What sample preparation protocols are validated for MIBIscope?
Standard FFPE deparaffinization, antigen retrieval (heat-induced or enzymatic), and metal-tagged antibody incubation per Maxpar® guidelines. Frozen sections require acetone fixation and no antigen retrieval.
Is mass calibration performed automatically during acquisition?
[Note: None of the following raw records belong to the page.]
constexpr int KNN7_BQT = 2;
__global__ __launch_bounds__(256, 2) void knn7_bound_kernel(const __bf16* __restrict__ xb, const float* __restrict__ xx,
                                                            const float* __restrict__ txmax, uint16_t* __restrict__ ubq, int N, int nt, int C,
                                                            int tchunk)
{
    constexpr int QT = KNN7_BQT;
    const int tid = threadIdx.x, lane = tid & 63, wave = tid >> 6;
    const int h = lane >> 5, col = lane & 31;
    const int b = blockIdx.y;
    const int W0 = (blockIdx.x * 4 + wave) * QT;
    const __bf16* xbb = xb + ((size_t)b * nt * 5 * 64 + lane) * 8;
    const float* txb = txmax + (size_t)b * nt;
    float smax = 0.f;
    for (int t = lane; t < nt; t += 64) smax = fmaxf(smax, txb[t]);
#pragma unroll
    for (int m = 32; m >= 1; m >>= 1) smax = fmaxf(smax, __shfl_xor(smax, m, 64));
    const float E0 = 8.0f * (float)(C + 8) * 1.1920929e-7f * smax + 1e-30f;

    knn_bf16x8 qop[QT][4], ones;
    float xq[QT], kq[QT];
#pragma unroll
    for (int e = 0; e < 8; ++e) ones[e] = (__bf16)((h == 0 && e < 2) ? 1.0f : 0.0f);
#pragma unroll
    for (int i = 0; i < QT; ++i) {
        const int Wq = min(W0 + i, nt - 1);
#pragma unroll
        for (int s = 0; s < 4; ++s) qop[i][s] = *reinterpret_cast<const knn_bf16x8*>(xbb + ((size_t)Wq * 5 + s) * 512);
        xq[i] = xx[(size_t)b * N + min(Wq * 32 + col, N - 1)];
        kq[i] = (sqrtf(xq[i]) * 1.0001f + 1e-30f) * 7.9e-3f;
    }
    float pinf = INFINITY;
    asm volatile("" : "+v"(pinf));
    auto mx2 = [&](float a_, float b_) { return __builtin_amdgcn_fmed3f(a_, b_, pinf); };
    constexpr int RING = 4;
    knn_bf16x8 cop[RING][5];
    auto load_c = [&](int T, knn_bf16x8 (&c)[5]) {
        T = T < nt ? T : nt - 1;
#pragma unroll
        for (int s = 0; s < 5; ++s) c[s] = *reinterpret_cast<const knn_bf16x8*>(xbb + ((size_t)T * 5 + s) * 512);
    };
    __shared__ float stx[KNN7_PRE_MAXT];
    for (int t = tid; t < nt; t += 256) stx[t] = txb[t];
    __syncthreads();
    if (W0 >= nt) return;
    auto one_tile = [&](int T, const knn_bf16x8 (&c)[5]) {
        const float tx = stx[T];
        const float ncT = sqrtf(tx) * 1.0001f;
        const float cT = 2.0f * (tx * 7.62939453125e-6f + E0);
#pragma unroll
        for (int i = 0; i < QT; ++i) {
            f32x16 sa = {0, 0, 0, 0, 0, 0, 0, 0, 0, 0, 0, 0, 0, 0, 0, 0};
#pragma unroll
            for (int s = 0; s < 4; ++s) sa = __builtin_amdgcn_mfma_f32_32x32x16_bf16(c[s], qop[i][s], sa, 0, 0, 0);
            sa = __builtin_amdgcn_mfma_f32_32x32x16_bf16(c[4], ones, sa, 0, 0, 0);
            float m = mx2(mx2(mx2(sa[0], sa[1]), mx2(sa[2], sa[3])), mx2(mx2(sa[4], sa[5]), mx2(sa[6], sa[7])));
            m = mx2(m, mx2(mx2(mx2(sa[8], sa[9]), mx2(sa[10], sa[11])), mx2(mx2(sa[12], sa[13]), mx2(sa[14], sa[15]))));
            m = mx2(m, __shfl_xor(m, 32, 64));
            float ub = 2.0f * m - xq[i] + (2.0f * (kq[i] * ncT) + cT);
            ub += fabsf(ub) * 9.5367431640625e-7f;
            uint32_t bits = __float_as_uint(ub);
            bits = (ub <= 0.0f) ? (bits >> 16) : 0x7f80u;
            if (h == 0 && W0 + i < nt) ubq[(((size_t)b * nt + (W0 + i)) * nt + T) * 32 + col] = (uint16_t)bits;
        }
    };
    const int tbeg = blockIdx.z * tchunk, tend = min(nt, tbeg + tchunk);
#pragma unroll
    for (int d = 0; d < RING - 1; ++d) load_c(tbeg + d, cop[d]);
    for (int T0 = tbeg; T0 < tend; T0 += RING) {
#pragma unroll
        for (int d = 0; d < RING; ++d) {
            load_c(T0 + d + RING - 1, cop[(d + RING - 1) % RING]);
            if (T0 + d < tend) one_tile(T0 + d, cop[d]);
        }
    }
}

Yes—internal reference ions (e.g., ¹¹⁵In⁺, ¹⁶⁵Ho⁺) are introduced continuously via a dedicated calibration gas inlet, enabling real-time mass axis correction with <±5 ppm deviation over 8-hour runs.
Can MIBIscope data be integrated with transcriptomic spatial datasets?
Absolutely—TIFF outputs retain native pixel geometry and coordinate metadata, enabling direct registration with Visium, Xenium, or MERFISH datasets using elastix or BigWarp alignment tools.
What level of IT infrastructure is required for data storage?
A single 350-nm scan (800×800 µm², 40 channels) generates ~250 GB of raw .imzML data; we recommend NAS storage with ≥10 GbE connectivity and RAID 6 redundancy for production labs.
Does the system support Good Manufacturing Practice (GMP) environments?
While primarily deployed in R&D and clinical trial support labs, MIBIscope’s software architecture, electronic logbooks, and IQ/OQ/PQ documentation packages are fully extensible to GMP-compliant manufacturing of companion diagnostics.